template <int D, int H, int A, int ACT, bool IS_PF, bool CONTIG, bool RT, int HEAD = HEAD_GAUSS>
__device__ void ppo_wave_pass(const PpoDev& a, float* lds, int wg_in_net, int n_wg_net) {
  using S = typename WvPick<D, H, A, HEAD>::T;
  constexpr bool WIDE = D > 17,
                 CAT = HEAD == HEAD_CAT, SD = HEAD == HEAD_SD,
                 SDP = SD && IS_PF;
  static_assert(!WIDE || RT, "the wide tile exists as a runtime-dims instantiation only");
  static_assert(!CAT || (IS_PF && RT), "the categorical head is a policy pass of the runtime-dims kernels");
  static_assert(!SD || RT, "the state-dependent-std head belongs to the runtime-dims kernels");
  constexpr int AS = CAT ? 1 : 0;
  const int Dr = RT ? a.D : D;
  const int O = IS_PF ? (RT ? a.A : A) : 1;
  const int OH = SDP ? 2 * O : O;
  const int F_W1 = 0, F_B1 = H * Dr, F_W2 = F_B1 + H, F_B2 = F_W2 + H * H, F_W3 = F_B2 + H, F_B3 = F_W3 + OH * H,
            F_LS = F_B3 + OH, F_END = (CAT || SDP) ? F_LS : F_LS + O;
  auto sd_has = [&](int o) -> bool { return (o & 7) < O; };
  auto sd_row = [&](int o) -> int { return o < 8 ? o : O + (o - 8); };
  const int PS = RT ? a.p_stride : S::P_STRIDE;
  const int tid = threadIdx.x, lane = tid & 63, wave = tid >> 6;
  const int j = lane & 15, g = lane >> 4, i = j;
  const float* gp = IS_PF ? a.pf_params : a.vf_params;
  WCLK_DECL
  float* W2F = lds + S::O_W2F;
  float* W2B = lds + S::O_W2B;
  float* scr = lds + S::O_SCR + wave * S::WSCR;
  float* H1S = scr + S::O_H1;
  float* H2S = scr + S::O_H2;
  float* DZ2S = scr + S::O_DZ2;
  float* DOS = scr + S::O_DO;

  const double adv_s1 = IS_PF ? a.adv_raw[0] : 0.0, adv_s2 = IS_PF ? a.adv_raw[1] : 0.0;
  const int B = a.rows_mb * a.N;
  const int n_tiles = (B + 15) / 16;
  const int tile_stride = n_wg_net * WV_WAVES;

  float xq[5], xtq[4], lq[6];
  float xq2[4], xtq2[4];
  int tile = wg_in_net * WV_WAVES + wave;
  const int tpr = a.N >> 4;
  int p1r = 0, p1c = 0, p2r = 0, p2c = 0, st_r = 0, st_c = 0;
  int64_t ridx1 = 0, ridx2 = 0;
  bool fv[4], fv2[4];
  const bool f16 = !WIDE && (!RT || Dr > 16), jv = !RT || i < Dr, jv2 = WIDE && 16 + i < Dr;
  const unsigned ox16 = (unsigned)(j * Dr + (f16 ? 16 : 0)) * 4u, os = (unsigned)j * 4u;
  unsigned oxq[4], oxt[4], oa_[4], oxq2[4], oxt2[4];
#pragma unroll
  for (int q = 0; q < 4; ++q) {
    fv[q] = !RT || 4 * g + q < Dr;
    fv2[q] = WIDE && 16 + 4 * g + q < Dr;
    oxq[q] = (unsigned)(j * Dr + (fv[q] ? 4 * g + q : 0)) * 4u;
    oxt[q] = (unsigned)((4 * g + q) * Dr + (jv ? i : 0)) * 4u;
    oxq2[q] = (unsigned)(j * Dr + (fv2[q] ? 16 + 4 * g + q : 0)) * 4u;
    oxt2[q] = (unsigned)((4 * g + q) * Dr + (jv2 ? 16 + i : 0)) * 4u;
    if constexpr (SDP) oa_[q] = (unsigned)(j * O + (4 * (g & 1) + q < O ? 4 * (g & 1) + q : 0)) * 4u;
    else oa_[q] = CAT ? (unsigned)j * 4u : (unsigned)(j * O + (4 * g + q < O ? 4 * g + q : 0)) * 4u;
  }
  auto ldb = [](const float* base, unsigned byte_off) -> float {
    return *reinterpret_cast<const float*>(reinterpret_cast<const char*>(base) + byte_off);
  };
  auto pos_advance = [&](int& r, int& c) { c += st_c; r += st_r; if (c >= tpr) { c -= tpr; ++r; } };
  auto load_ridx = [&](int r) -> int64_t {
    const int rr = r < a.rows_mb ? r : 0;
    return a.row_idx ? a.row_idx[rr] : (int64_t)rr;
  };
  auto fetch_contig = [&](int64_t ridx, int r, int c) {
    const int64_t cell0 = (r < a.rows_mb) ? ridx * a.N + 16 * c : 0;
    const float* ob = a.obs + cell0 * Dr;
#pragma unroll
    for (int q = 0; q < 4; ++q) xq[q] = ldb(ob, oxq[q]);
// ... 66 lines not shown
      fetch_inputs(pn, nt * 16);
      fetch_row(nt + tile_stride);
    }
  };
  if constexpr (CONTIG) {
    const int t0 = __builtin_amdgcn_readfirstlane(tile);
    const int ts = __builtin_amdgcn_readfirstlane(tile_stride);
    st_r = ts / tpr; st_c = ts - st_r * tpr;
    int r0 = t0 / tpr, c0 = t0 - (t0 / tpr) * tpr;
    fetch_contig(load_ridx(r0), r0, c0);
    p1r = r0; p1c = c0;
    pos_advance(p1r, p1c);
    ridx1 = load_ridx(p1r);
    p2r = p1r; p2c = p1c;
    pos_advance(p2r, p2c);
    ridx2 = load_ridx(p2r);
  } else {
    fetch_row(tile);
    const int64_t p0 = (tile * 16 + j < B) ? ridx_nn * a.N + e_nn : 0;
    fetch_inputs(p0, tile * 16);
    fetch_row(tile + tile_stride);
  }
  constexpr int NV = H * H / (4 * WV_THREADS);
  f32x4 wv[NV], wt[NV];
  const int tc = tid & 63, tq = tid >> 6;
  const float bias1 = tid < H ? gp[F_B1 + tid] : 0.0f, bias2 = tid < H ? gp[F_B2 + tid] : 0.0f;
  {
    static_assert(WV_THREADS == 256 && H == 64, "the transposed staging maps (column, 4 rows) onto 256 threads");
    const bool w2_al = !RT || ((reinterpret_cast<uintptr_t>(gp + F_W2) & 15) == 0);
#pragma unroll
    for (int t = 0; t < NV; ++t) {
      if (w2_al) wv[t] = *reinterpret_cast<const f32x4*>(gp + F_W2 + 4 * (tid + WV_THREADS * t));
      else {
#pragma unroll
        for (int x = 0; x < 4; ++x) wv[t][x] = gp[F_W2 + 4 * (tid + WV_THREADS * t) + x];
      }
    }
#pragma unroll
    for (int t = 0; t < NV; ++t)
#pragma unroll
      for (int x = 0; x < 4; ++x) wt[t][x] = gp[F_W2 + (4 * (tq + 4 * t) + x) * H + tc];
  }
  for (int e = lane; e < 16 * LDT; e += 64) DOS[e] = 0.0f;
  float w1[4][5], w3h[4][4], w3t[4][4];
  float w1b[4][4];
#pragma unroll
  for (int so = 0; so < 4; ++so) {
    const int row = 16 * so + i;
#pragma unroll
    for (int r = 0; r < 4; ++r) w1[so][r] = fv[r] ? gp[F_W1 + row * Dr + (fv[r] ? 4 * g + r : 0)] : 0.0f;
    w1[so][4] = (g == 0 && f16) ? gp[F_W1 + row * Dr + (f16 ? 16 : 0)] : 0.0f;
    if constexpr (WIDE) {
#pragma unroll
      for (int r = 0; r < 4; ++r) w1b[so][r] = fv2[r] ? gp[F_W1 + row * Dr + (fv2[r] ? 16 + 4 * g + r : 0)] : 0.0f;
    }
#pragma unroll
    for (int r = 0; r < 4; ++r) {
      if constexpr (SDP) {
        const int o = 4 * g + r;
        w3h[so][r] = sd_has(i) ? gp[F_W3 + (sd_has(i) ? sd_row(i) : 0) * H + 16 * so + 4 * g + r] : 0.0f;
        w3t[so][r] = sd_has(o) ? gp[F_W3 + (sd_has(o) ? sd_row(o) : 0) * H + row] : 0.0f;
      } else if constexpr (IS_PF) {
        w3h[so][r] = (i < O) ? gp[F_W3 + (i < O ? i : 0) * H + 16 * so + 4 * g + r] : 0.0f;
        const int o = 4 * g + r;
        w3t[so][r] = (o < O) ? gp[F_W3 + (o < O ? o : 0) * H + row] : 0.0f;
      } else {
        w3h[so][r] = gp[F_W3 + 16 * so + 4 * g + r];
        w3t[so][r] = 0.0f;
      }
    }
  }
  float lsv[4], ivv[4], b3v[4], lspass[4];
#pragma unroll
  for (int r = 0; r < 4; ++r) {
    const int o = 4 * g + r;
    const float raw = (IS_PF && !CAT && !SDP && o < O) ? gp[F_LS + (o < O ? o : 0)] : 0.0f;
    lsv[r] = fminf(fmaxf(raw, -20.0f), 2.0f);
    ivv[r] = __expf(-2.0f * lsv[r]);
    lspass[r] = (raw >= -20.0f && raw <= 2.0f) ? 1.0f : 0.0f;
    if constexpr (SDP) b3v[r] = sd_has(o) ? gp[F_B3 + (sd_has(o) ? sd_row(o) : 0)] : 0.0f;
    else b3v[r] = (o < O) ? gp[F_B3 + (o < O ? o : 0)] : 0.0f;
  }
  const float vb3 = IS_PF ? 0.0f : gp[F_B3];
#pragma unroll
  for (int t = 0; t < NV; ++t) {
    const int e = 4 * (tid + WV_THREADS * t), r = e / H, c = e - r * H;
    *reinterpret_cast<f32x4*>(W2F + r * LDW + c) = wv[t];
    *reinterpret_cast<f32x4*>(W2B + tc * LDW + 4 * (tq + 4 * t)) = wt[t];
  }
  if (tid < H) { lds[S::O_B1 + tid] = bias1; lds[S::O_B2 + tid] = bias2; }
  __syncthreads();

  const double ng = a.n_global;
  const double adv_mean = adv_s1 / ng;
  const double adv_var = (adv_s2 - adv_s1 * adv_s1 / ng) / (ng - 1.0);
  const float adv_mu = (float)adv_mean;
  const float adv_rstd = 1.0f / ((float)sqrt(fmax(adv_var, 0.0)) + 1e-5f);
  const float inv_b = (float)(1.0 / ng);

  f32x4 gW2[4][4], gW1[4], gW3[4];
  f32x4 gW1b[4];
  float gb1[4][4], gb2[4][4], gW1c[4][4];
  float db3[4], dls[4], stv[7];
  float ent_sum = 0.0f;
  float sdst[8] = {0.0f, 0.0f, -INFINITY, -INFINITY, 0.0f, 0.0f, -INFINITY, -INFINITY}, sd_cnt = 0.0f;
#pragma unroll
  for (int x = 0; x < 4; ++x) {
    gW1[x] = gW3[x] = gW1b[x] = f32x4{0.f, 0.f, 0.f, 0.f};
    db3[x] = dls[x] = 0.0f;
#pragma unroll
    for (int y = 0; y < 4; ++y) { gW2[x][y] = f32x4{0.f, 0.f, 0.f, 0.f}; gb1[x][y] = gb2[x][y] = gW1c[x][y] = 0.0f; }
  }
#pragma unroll
  for (int k = 0; k < 7; ++k) stv[k] = (k >= 2 && k <= 5) ? -INFINITY : 0.0f;

  WCLK(0)
  for (; tile < n_tiles; tile += tile_stride) {
    const int s = tile * 16 + j;
    const bool valid = CONTIG ? true : (s < B);
    float xb[5], xt[4], lin[6], xb2[4], xt2[4];
#pragma unroll
    for (int r = 0; r < 4; ++r) xb[r] = (valid && fv[r]) ? xq[r] : 0.0f;
    xb[4] = (valid && f16) ? xq[4] : 0.0f;
#pragma unroll
    for (int q = 0; q < 4; ++q) xt[q] = (jv && (CONTIG || tile * 16 + 4 * g + q < B)) ? xtq[q] : 0.0f;
    if constexpr (WIDE) {
#pragma unroll
      for (int q = 0; q < 4; ++q) {
        xb2[q] = (valid && fv2[q]) ? xq2[q] : 0.0f;
        xt2[q] = (jv2 && (CONTIG || tile * 16 + 4 * g + q < B)) ? xtq2[q] : 0.0f;
      }
    }
#pragma unroll
    for (int q = 0; q < 6; ++q) lin[q] = lq[q];
    const float x16 = xb[4];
____________________
▶ **TASK BRIEF**: Quote the listing above, but only from the line that shows "if constexpr (SDP) oa_[q]" through the line that shows "const int64_t cell0".

▶ **ANSWER AREA**:
    if constexpr (SDP) oa_[q] = (unsigned)(j * O + (4 * (g & 1) + q < O ? 4 * (g & 1) + q : 0)) * 4u;
    else oa_[q] = CAT ? (unsigned)j * 4u : (unsigned)(j * O + (4 * g + q < O ? 4 * g + q : 0)) * 4u;
  }
  auto ldb = [](const float* base, unsigned byte_off) -> float {
    return *reinterpret_cast<const float*>(reinterpret_cast<const char*>(base) + byte_off);
  };
  auto pos_advance = [&](int& r, int& c) { c += st_c; r += st_r; if (c >= tpr) { c -= tpr; ++r; } };
  auto load_ridx = [&](int r) -> int64_t {
    const int rr = r < a.rows_mb ? r : 0;
    return a.row_idx ? a.row_idx[rr] : (int64_t)rr;
  };
  auto fetch_contig = [&](int64_t ridx, int r, int c) {
    const int64_t cell0 = (r < a.rows_mb) ? ridx * a.N + 16 * c : 0;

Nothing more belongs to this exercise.